Second, under the FTAA unfair agricultural trade with the United States will
continue. The U.S. position on agriculture in the FTAA negotiations can be summarized
in two words: no negotiations. The United States maintains that the appropriate
place to discuss agriculture is the World Trade Organization. Yet at the recent
WTO ministerial meeting in Cancún, Mexico, no agreement was reached that would
address the $50 billion that the United States provides annually in support to
its domestic agriculture producers. This support generates vast surpluses that
are sold in other countries at prices less than their costs of production.
An
editorial in The New York Times on Nov. 10 (" Weaning U.S. farmers off aid," IHT,
Nov. 11) made this criticism of U.S. farm subsidies: "It's astonishing that a
program can continue to get congressional support when it hurts virtually everybody
our representatives are supposed to be concerned about - small farmers, other
taxpayers and poorer nations struggling to join the global economy."
Efficient
exporters such as Argentina and Brazil suffer the consequences in terms of reduced
prices and lost market share. Meanwhile, impoverished corn farmers in Mexico and
rice farmers in Honduras and Haiti have to compete in local markets against subsidized
imports. Of course, they cannot compete - and countless livelihoods are being
destroyed. This issue is of key importance to all developing countries and must
be addressed if the international trade system is to be seen as contributing to
the development of the world's poorest regions.
Agriculture is the fundamental
issue for developing countries, while market access, deregulation of investment
and strong patent rules are of crucial importance to the United States. In these
nonagricultural issues, the U.S. negotiating agenda for Miami is too ambitious.
At Cancún, developing countries comprehensively rejected European Union demands
for rules on the liberalization of investment and services, but the United States
has placed these at the top of its list of priorities. And to show that it means
business, it recently demanded that Costa Rica opens up industries like telecommunications,
electricity and insurance.
Intellectual property is another area in which the
United States has adopted a negotiating stance at variance with the needs of Latin
America. Under its proposals, the FTAA would enshrine far stronger protection
for patent holders than provided for in WTO rules. The upshot would be an increase
in the cost of technology transfer and rising prices for medicines as U.S. patent
holders use the FTAA to enforce the highest prices. For Latin America the flip
side would be reduced innovation and deteriorating public health.
In many respects,
the Miami meeting represents a crossroads in international trade negotiations.

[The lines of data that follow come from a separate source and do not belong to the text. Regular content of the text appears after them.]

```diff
diff --git a/protopformer_amd/csrc/ppf_finish.h b/protopformer_amd/csrc/ppf_finish.h
--- /dev/null
+++ b/protopformer_amd/csrc/ppf_finish.h
@@ -0,0 +1,27 @@
+#pragma once
+#include "ppf_common.h"
+
+constexpr int PPF_FINISH_STREAMS = 64;
+
+__attribute__((visibility("hidden"))) int ppf_finish_slot(hipStream_t stream, const char* who);
+
+__device__ __forceinline__ void ppf_finish_store(float* p, float v) { __hip_atomic_store(p, v, __ATOMIC_RELAXED, __HIP_MEMORY_SCOPE_AGENT); }
+
+__device__ __forceinline__ bool ppf_finish_arrive(unsigned* counter, unsigned n, unsigned* lds_word) {
+    asm volatile("s_waitcnt vmcnt(0)" ::: "memory");
+    __syncthreads();
+    if (threadIdx.x == 0) {
+        const unsigned old = __hip_atomic_fetch_add(counter, 1u, __ATOMIC_RELAXED, __HIP_MEMORY_SCOPE_AGENT);
+        const bool last = old + 1u == n;
+        if (last) {
+            __hip_atomic_store(counter, 0u, __ATOMIC_RELAXED, __HIP_MEMORY_SCOPE_AGENT);
+            __builtin_amdgcn_fence(__ATOMIC_ACQUIRE, "agent");
+            asm volatile("s_waitcnt vmcnt(0)" ::: "memory");
+        }
+        *lds_word = last ? 1u : 0u;
+    }
+    __syncthreads();
+    const bool mine = *lds_word != 0u;
+    __syncthreads();
+    return mine;
+}
diff --git a/protopformer_amd/csrc/ppf_runtime.hip b/protopformer_amd/csrc/ppf_runtime.hip
--- a/protopformer_amd/csrc/ppf_runtime.hip
+++ b/protopformer_amd/csrc/ppf_runtime.hip
@@ -1,4 +1,5 @@
 #include "ppf_common.h"
+#include "ppf_finish.h"
 #include "ppf_hip.h"
 #include <cstdarg>
 #include <cstdio>
@@ -107,6 +108,19 @@
         if (a.used && a.s == s) a.have = false;
 }
 
+int ppf_finish_slot(hipStream_t stream, const char* who) {
+    static hipStream_t table[PPF_FINISH_STREAMS];
+    static int used = 0;
+    for (int i = 0; i < used; ++i)
+        if (table[i] == stream) return i;
+    if (used == PPF_FINISH_STREAMS) {
+        ppf_set_error("%s: more than %d streams have used the in-launch reductions of this process", who, PPF_FINISH_STREAMS);
+        return -1;
+    }
+    table[used] = stream;
+    return used++;
+}
+
 int ppf_cu_count() {
     static const int cus = [] {
         int dev = 0, n = 256;
diff --git a/protopformer_amd/ops.py b/protopformer_amd/ops.py
--- a/protopformer_amd/ops.py
+++ b/protopformer_amd/ops.py
@@ -891,10 +891,14 @@
     return dst
 
 
-def scatter_rows(src, rows, nrows_dst):
+def scatter_rows(src, rows, nrows_dst, groups=None):
     _chk(src)
     dst = torch.empty((nrows_dst, src.shape[1]), dtype=src.dtype, device=src.device)
-    _lib.call("ppf_scatter_rows", src, rows, dst, src.shape[0], nrows_dst, src.shape[1] * src.element_size())
+    if groups is None:
+        _lib.call("ppf_scatter_rows", src, rows, dst, src.shape[0], nrows_dst, src.shape[1] * src.element_size())
+    else:
+        assert src.shape[0] % groups == 0 and nrows_dst % groups == 0
+        _lib.call("ppf_scatter_rows_grouped", src, rows, dst, groups, src.shape[0] // groups, nrows_dst // groups, src.shape[1] * src.element_size())
     return dst
 
 
```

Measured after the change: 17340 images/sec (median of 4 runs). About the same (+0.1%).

For the United States, the exercise appears to be part of a wider post-Cancún
strategy which undermines multilateralism and the WTO. Increasingly, the preferred
option seems to be recourse to bilateralism and regional agreements in which U.S.

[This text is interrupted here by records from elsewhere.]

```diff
@@ -9,14 +11,21 @@
 constexpr int NLON = 360;
 constexpr int ROWS = 16;
 constexpr int NT = 256;
-constexpr int P = 200;
+#ifndef SDY_FFT_PITCH_F
+#define SDY_FFT_PITCH_F 200
+#endif
+#ifndef SDY_FFT_PITCH_I
+#define SDY_FFT_PITCH_I 184
+#endif
+constexpr int PF = SDY_FFT_PITCH_F, PI = SDY_FFT_PITCH_I;
+static_assert(PF >= NH + 1 && (PF % 32 == 8 || PF % 32 == 24) && PI >= NH + 1 && (PI % 32 == 8 || PI % 32 == 24), "row pitch");
 constexpr int Q4 = NLON / 4;
 constexpr int MIT = 3;
 #ifndef SDY_FFT_MINB_F
 #define SDY_FFT_MINB_F 4
 #endif
 #ifndef SDY_FFT_MINB_I
-#define SDY_FFT_MINB_I 4
+#define SDY_FFT_MINB_I 6
 #endif
 #ifndef SDY_FFT_KPW
 #define SDY_FFT_KPW 1
@@ -99,6 +108,7 @@
   int wave, lane, t;
   c2* row;
 };
+template <int P>
 __device__ __forceinline__ Lane lane_roles(c2* Z) {
   Lane L;
   L.wave = __builtin_amdgcn_readfirstlane(threadIdx.x >> 6);
@@ -182,10 +192,11 @@
                                                            int C, int K, int mtr, int ilv,
                                                            const int* __restrict__ mcut, const SdyImgMap xmap,
                                                            unsigned* flags, unsigned* head, int x_mod) {
+  constexpr int P = PF;
   __shared__ __attribute__((aligned(16))) c2 Z[ROWS * P];
   __shared__ c2 TW[TWN];
   __shared__ c2 AD[ROWS];
-  const Lane L = lane_roles(Z);
+  const Lane L = lane_roles<P>(Z);
   const WgId id = wg_id(C / ROWS, (K + KPW - 1) / KPW);
   const int c0 = id.x * ROWS, b = id.z;
   const int bx = sdy_img(xmap, b);
@@ -290,15 +301,29 @@
                                                             const float* __restrict__ bias, float* __restrict__ y, int B,
                                                             int C, int K, int mtr, int ilv,
                                                             const int* __restrict__ mcut, float* __restrict__ zt,
-                                                            long zt_bs, double* __restrict__ part) {
+                                                            long zt_bs, double* __restrict__ part,
+                                                            unsigned long long* stamps) {
+  constexpr int P = PI;
   __shared__ __attribute__((aligned(16))) c2 Z[ROWS * P];
   __shared__ c2 TW[TWN];
   __shared__ c2 PW[NH];
   __shared__ float BS[ROWS];
-  const Lane L = lane_roles(Z);
+  const Lane L = lane_roles<P>(Z);
   const WgId id = wg_id(C / ROWS, (K + KPW - 1) / KPW);
   const int c0 = id.x * ROWS, b = id.z;
   const int k_begin = id.y * KPW, k_end = min(K, k_begin + KPW);
+
+  unsigned long long* st = nullptr;
+  unsigned long long t_stats = 0;
+  if (SDY_STAMPS_ON && stamps && threadIdx.x == 0) {
+    const unsigned q = gridDim.x / 4u;
+    for (unsigned i = 0; i < 4; ++i)
+      if (blockIdx.x == q * i + q / 2u + 5u) st = stamps + (zt ? 64 : 0) + 16 * i;
+  }
+  auto stamp = [&](int i) {
+    if (SDY_STAMPS_ON && st) st[i] = __builtin_amdgcn_s_memtime();
+  };
+  stamp(0);
 
   fill_twiddles(f, TW);
   if (threadIdx.x < NH) {
@@ -340,7 +365,12 @@
   c2* zs = Z + c4 * P + mg;
 
   gload(k_begin);
+  stamp(1);
   for (int k = k_begin; k < k_end; ++k) {
+    if (SDY_STAMPS_ON && stamps) {
+      asm volatile("s_waitcnt vmcnt(0)" ::: "memory");
+      stamp(2);
+    }
 #pragma unroll
     for (int it = 0; it < MIT; ++it) {
       if (mg + 64 * it <= NH) {
@@ -349,6 +379,7 @@
       }
     }
     __syncthreads();
+    stamp(3);
     if (k + 1 < k_end) gload(k + 1);
 
     if (L.t < 15) {
@@ -366,7 +397,9 @@
       __builtin_amdgcn_wave_barrier();
       pass_a_tail<+1>(L, v, TW);
     }
+    stamp(4);
     pass_b<+1, false>(L);
+    stamp(5);
 
     if (zt) {
       float* ztb = zt + (long)b * zt_bs;
@@ -386,6 +419,8 @@
           qs += sdy_quad_sum(u);
           qs2 += sdy_quad_sumsq(u);
         }
+        unsigned long long ts0 = 0;
+        if (SDY_STAMPS_ON && st) ts0 = __builtin_amdgcn_s_memtime();
         double ds = (double)row16_sum(qs), ds2 = (double)row16_sum(qs2);
         ds += __shfl_xor(ds, 16, 64);
         ds2 += __shfl_xor(ds2, 16, 64);
@@ -396,6 +431,7 @@
           slot[0] = ds;
           slot[1] = ds2;
         }
+        if (SDY_STAMPS_ON && st) t_stats += __builtin_amdgcn_s_memtime() - ts0;
       }
     } else {
 #pragma unroll
@@ -406,11 +442,34 @@
       if (tail) SDY_STREAM_STORE(dst + 256, *reinterpret_cast<const f32x4*>(zw + r * P + 128) + bs);
     }
     }
+    stamp(6);
+    if (SDY_STAMPS_ON && stamps) {
+      asm volatile("s_waitcnt vmcnt(0)" ::: "memory");
+      stamp(7);
+    }
     __syncthreads();
-  }
-}
-
-}
+    stamp(8);
+    if (SDY_STAMPS_ON && st) st[9] = t_stats;
+  }
+}
+
+}
+
+#if SDY_STAMPS_ON
+static unsigned long long* g_istamps = nullptr;
+SDY_DEBUG_EXPORT int sdy_irfft360_debug_stamps(unsigned long long* host128) {
+  if (!g_istamps || !host128) return SDY_ERR_STATE;
+  SDY_HIP_TRY(hipDeviceSynchronize());
+  SDY_HIP_TRY(hipMemcpy(host128, g_istamps, 128 * sizeof(unsigned long long), hipMemcpyDeviceToHost));
+  return SDY_OK;
+}
+SDY_DEBUG_EXPORT int sdy_fft360_debug_occupancy(int* out2) {
+  if (!out2) return SDY_ERR_ARG;
+  SDY_HIP_TRY(hipOccupancyMaxActiveBlocksPerMultiprocessor(&out2[0], rfft360_kernel<SDY_FFT_KPW>, NT, 0));
+  SDY_HIP_TRY(hipOccupancyMaxActiveBlocksPerMultiprocessor(&out2[1], irfft360_kernel<SDY_FFT_KPW>, NT, 0));
+  return SDY_OK;
+}
+#endif
 
 int sdy_fft360_launch_fwd(const SdyFftDesc& f, const float* x, const float* a, const float* d, float* xn_out, float* Xf,
                           int B, int C, int K, int mtr, int ilv, const int* mcut, hipStream_t stream,
@@ -438,6 +497,17 @@
   if ((zt == nullptr) != (part == nullptr) || (!zt && !y)) return SDY_ERR_ARG;
   constexpr int KPW = SDY_FFT_KPW;
   dim3 grid((C / ROWS) * ((K + KPW - 1) / KPW) * B);
-  hipLaunchKernelGGL((irfft360_kernel<KPW>), grid, dim3(NT), 0, stream, f, Yf, bias, y, B, C, K, mtr, ilv, mcut, zt, zt_bs, part);
+  unsigned long long* stamps = nullptr;
+#if SDY_STAMPS_ON
+  if (std::getenv("SDY_IRFFT_STAMPS")) {
+    if (!g_istamps) {
+      SDY_HIP_TRY(hipMalloc(&g_istamps, 128 * sizeof(unsigned long long)));
+      SDY_HIP_TRY(hipMemset(g_istamps, 0, 128 * sizeof(unsigned long long)));
+    }
+    stamps = g_istamps;
+  }
+#endif
+  hipLaunchKernelGGL((irfft360_kernel<KPW>), grid, dim3(NT), 0, stream, f, Yf, bias, y, B, C, K, mtr, ilv, mcut, zt, zt_bs, part,
+                     stamps);
   return sdy_launch_status();
 }
```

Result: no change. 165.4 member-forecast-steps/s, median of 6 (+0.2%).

power can overcome the resistance of developing countries.
The danger is that
the FTAA will become the harbinger of a new form of unequal trade treaty imposed
through power politics. Ultimately, this is in nobody's interest - including that
of the United States. Millions of American jobs depend on prosperity in other
countries, and on the stability that a multilateral system of rules can provide.

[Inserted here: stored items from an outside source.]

# barlettacarmen/CrCNN

Measured on NVIDIA B200. Metric: encrypted MNIST images/sec, higher is better.
Workload: dtype u64

## Files before the change

### crcnn_b200/csrc/engine.cu

```cuda
#include <cuda_runtime.h>
#include <dlfcn.h>
#include <algorithm>
#include <cstdlib>
#include <cstring>
#include <map>
#include <unordered_map>
#include <string>
#include <vector>

#include "../../include/crcnn_b200.h"
#include "kernels.cuh"
#include "params.h"
#include "tc_mac.cuh"
#include "tcn_mac.cuh"
#include "relin32.cuh"
#include "reenc.cuh"

using namespace crcnn;

namespace {

enum KernelClass {
    KC_NTT_FWD = 0, KC_NTT_INV, KC_MAC, KC_PLAIN_EXPAND, KC_POOL, KC_BN, KC_PLAIN_OP,
    KC_BEHZ_LIFT, KC_SQ_TENSOR, KC_BEHZ_FLOOR, KC_RELIN, KC_PROBE, KC_TC_SPLIT, KC_TC_MAC, KC_TCN_SPLIT, KC_TCN_MAC, KC_RELIN32, KC_REENC, KC_COUNT
};
const char *kClassNames[KC_COUNT] = {"ntt_forward", "ntt_inverse", "weighted_sum_mac", "plain_expand_ntt", "pool_sum",
                                     "batch_norm", "plain_op", "behz_lift", "square_tensor", "behz_floor_sk",
                                     "relinearize", "imad_probe", "tc_plane_split", "weighted_sum_tc_i8", "tcn_plane_split",
                                     "weighted_sum_tcn_i8", "relinearize_u32", "reencrypt"};

thread_local std::string g_create_error;

}

struct crcnn_tensor {
    long count;
    int size;
    int ntt;
    uint64_t *d;
};

static long next_plain_serial() { static long s = 0; return ++s; }

struct crcnn_plain {
    long serial = next_plain_serial();
    long count;
    bool sparse_shape = false;
    std::vector<uint32_t> off, idx;
    std::vector<uint64_t> val;
    uint32_t *d_off = nullptr, *d_idx = nullptr;
    uint64_t *d_val = nullptr;
    uint64_t *ntt_mul = nullptr;
    uint64_t *ntt_mul_sh = nullptr;
    uint64_t *ntt_add = nullptr;
    uint64_t *coef_add = nullptr;
    int tap_state = 0;
    int tc_state = 0;
    int8_t *tc_A = nullptr;
    int tc_R = 0, tc_Kpad = 0;
    uint8_t *tcn_W = nullptr;
    int tcn_R = 0;
    uint64_t *fused_C = nullptr, *fused_Csh = nullptr, *fused_D = nullptr;
    long fused_scale = 0, fused_mean = 0;
    int add_mult = 1;
    bool dense_only = false;
    crcnn_plain *folded_w = nullptr, *folded_b = nullptr;
    long folded_key[9] = {0, 0, 0, 0, 0, 0, 0, 0, 0};
};

struct crcnn_evk {
    uint64_t *d = nullptr;
    long key_off[MAXK];
    int digits[MAXK];
    int dbc;
    bool has_r32 = false;
    Relin32 r32;
};

struct crcnn_keys {
    uint64_t *sk = nullptr;
    uint64_t *pk = nullptr;
    ReencConsts c;
};

struct crcnn_ctx {
    int device = 0;
    cudaStream_t stream = nullptr;
    HostParams hp;
    DeviceParams *dP = nullptr;
    std::vector<void *> owned;
    int n = 0, logn = 0, K = 0, S = 0;
    int chunk_terms = 1 << 30;
    size_t weight_cache_bytes = 24ull << 30;
    int sm_count = 148;
    int tc_mode = 1;
    int tc_min_fanin = 256;
    int tc_min_outputs = 32;
    int tap_mode = 1;
    int relin_mode = 1;
    int tcn_mode = 1;
    int tcn_fold = 1;
    size_t tc_scratch_bytes = 12ull << 30;
    std::string err;
    std::map<std::vector<int>, int *> index_cache;
    std::unordered_map<void *, size_t> big_size;
    std::multimap<size_t, void *> big_free;
    size_t big_cached = 0, big_cache_cap = 64ull << 30;
    long long st_big_malloc = 0, st_big_hit = 0, st_big_bypass = 0, st_flush = 0, st_small_malloc = 0;
    uint64_t *stage = nullptr;
    size_t stage_bytes = 0;
    bool prof_on = false;
    long launches[KC_COUNT] = {0};
    double ms[KC_COUNT] = {0};
    double work_bytes[KC_COUNT] = {0};
    double work_ops[KC_COUNT] = {0};
    struct Pending { int cls; cudaEvent_t a, b; };
    std::vector<Pending> pending;
    std::vector<cudaEvent_t> event_pool;
};

namespace {

int fail(crcnn_ctx *ctx, int code, const std::string &msg) {
    if (ctx) ctx->err = msg; else g_create_error = msg;
    return code;
}

#define CU(call)                                                                                       \
    do {                                                                                               \
        cudaError_t e__ = (call);                                                                      \
        if (e__ != cudaSuccess) {                                                                      \
            int code__ = (e__ == cudaErrorMemoryAllocation) ? CRCNN_ERR_OUT_OF_MEMORY : CRCNN_ERR_CUDA; \
            return fail(ctx, code__, std::string(#call) + ": " + cudaGetErrorString(e__));            \
        }                                                                                              \
    } while (0)

#define REQUIRE(cond, msg) \
    do { if (!(cond)) return fail(ctx, CRCNN_ERR_INVALID_ARGUMENT, msg); } while (0)

struct ProfScope {
    crcnn_ctx *c; int cls; cudaEvent_t a = nullptr, b = nullptr;
    ProfScope(crcnn_ctx *ctx, int k, double bytes = 0, double ops = 0) : c(ctx), cls(k) {
        c->launches[cls]++;
        c->work_bytes[cls] += bytes;
        c->work_ops[cls] += ops;
        if (!c->prof_on) return;
        auto get = [&]() { cudaEvent_t e; if (!c->event_pool.empty()) { e = c->event_pool.back(); c->event_pool.pop_back(); } else cudaEventCreate(&e); return e; };
        a = get(); b = get();
        cudaEventRecord(a, c->stream);
    }
    ~ProfScope() {
        if (!a) return;
        cudaEventRecord(b, c->stream);
        c->pending.push_back({cls, a, b});
    }
};

void prof_collect(crcnn_ctx *c) {
    for (auto &p : c->pending) {
        cudaEventSynchronize(p.b);
        float t = 0;
        cudaEventElapsedTime(&t, p.a, p.b);
        c->ms[p.cls] += t;
        c->event_pool.push_back(p.a);
        c->event_pool.push_back(p.b);
    }
    c->pending.clear();
}

inline size_t poly_words(const crcnn_ctx *c) { return (size_t)c->K * c->n; }
inline double lp_bytes(const crcnn_ctx *c, double polys) { return polys * c->n * 8.0; }
inline double lp_bfly(const crcnn_ctx *c, double polys) { return polys * (c->n / 2) * c->logn; }

constexpr size_t kBigBlock = 32ull << 20;
void big_cache_flush(crcnn_ctx *ctx) {
    for (auto &kv : ctx->big_free) { ctx->big_size.erase(kv.second); cudaFreeAsync(kv.second, ctx->stream); }
    ctx->big_free.clear();
    ctx->big_cached = 0;
}
int dev_alloc(crcnn_ctx *ctx, size_t bytes, void **out) {
    *out = nullptr;
    if (bytes == 0) return CRCNN_OK;
    if (bytes >= kBigBlock) {
        auto it = ctx->big_free.find(bytes);
        if (it != ctx->big_free.end()) {
            *out = it->second;
            ctx->big_cached -= bytes;
            ctx->big_free.erase(it);
            ctx->st_big_hit++;
            return CRCNN_OK;
        }
        ctx->st_big_malloc++;
    } else {
        ctx->st_small_malloc++;
    }
    cudaError_t e = cudaMallocAsync(out, bytes, ctx->stream);
    if (e == cudaErrorMemoryAllocation && !ctx->big_free.empty()) {
        cudaGetLastError();
        ctx->st_flush++;
        big_cache_flush(ctx);
        e = cudaMallocAsync(out, bytes, ctx->stream);
    }
    CU(e);
    if (bytes >= kBigBlock) ctx->big_size[*out] = bytes;
    return CRCNN_OK;
}
void dev_free(crcnn_ctx *ctx, void *p) {
    if (!p) return;
    auto it = ctx->big_size.find(p);
    if (it != ctx->big_size.end()) {
        if (ctx->big_cached + it->second <= ctx->big_cache_cap) {
            ctx->big_free.insert({it->second, p});
            ctx->big_cached += it->second;
            return;
        }
        ctx->big_size.erase(it);
        ctx->st_big_bypass++;
    }
    cudaFreeAsync(p, ctx->stream);
}

int new_tensor(crcnn_ctx *ctx, long count, int size, int ntt, crcnn_tensor **out) {
    auto *t = new crcnn_tensor{count, size, ntt, nullptr};
    int rc = dev_alloc(ctx, (size_t)count * size * poly_words(ctx) * 8, (void **)&t->d);
    if (rc) { delete t; return rc; }
    *out = t;
    return CRCNN_OK;
}

int ntt_inplace(crcnn_ctx *ctx, uint64_t *d, long npolys, int slot_base, int slot_count, bool inverse) {
    ProfScope ps(ctx, inverse ? KC_NTT_INV : KC_NTT_FWD, 2 * lp_bytes(ctx, npolys), lp_bfly(ctx, npolys));
    CU(launch_ntt(ctx->dP, ctx->logn, d, npolys, slot_base, slot_count, inverse, ctx->stream));
    return CRCNN_OK;
}

int ensure_domain(crcnn_ctx *ctx, crcnn_tensor *t, int want_ntt) {
    if (t->ntt == want_ntt) return CRCNN_OK;
    int rc = ntt_inplace(ctx, t->d, t->count * t->size * ctx->K, 0, ctx->K, !want_ntt);
    if (rc) return rc;
    t->ntt = want_ntt;
    return CRCNN_OK;
}

enum PlainForm { PF_NTT_MUL, PF_NTT_ADD, PF_COEF_ADD };

int expand_range(crcnn_ctx *ctx, crcnn_plain *p, long first, long count, PlainForm f, uint64_t *dst) {
    ProfScope ps(ctx, KC_PLAIN_EXPAND, lp_bytes(ctx, (double)count * ctx->K), f != PF_COEF_ADD ? lp_bfly(ctx, (double)count * ctx->K) : 0);
    CU(launch_plain_expand(ctx->dP, ctx->logn, ctx->K, p->d_off, p->d_idx, p->d_val, first, count,
                           (f == PF_NTT_MUL ? 0 : 1) | (p->sparse_shape ? 2 : 0), f != PF_COEF_ADD, dst, ctx->stream));
    return CRCNN_OK;
}
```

Imposing unequal trade treaties will be bad for millions of the world's poorest
people, who stand to be excluded from the potential benefits of globalization.
Disillusion with the current system is at the heart of recent unrest in a number
of countries of the region. This puts at risk the democratic reforms that spread
across Latin America during the 1990's. The last thing the United States needs
is a political powder keg to the south. Putting the development needs of people
at the center of the FTAA negotiations is the best way to prevent a return to
authoritarianism and conflict.
The writer is honorary president of Oxfam
International and executive director of the Ethical Globalization Initiative.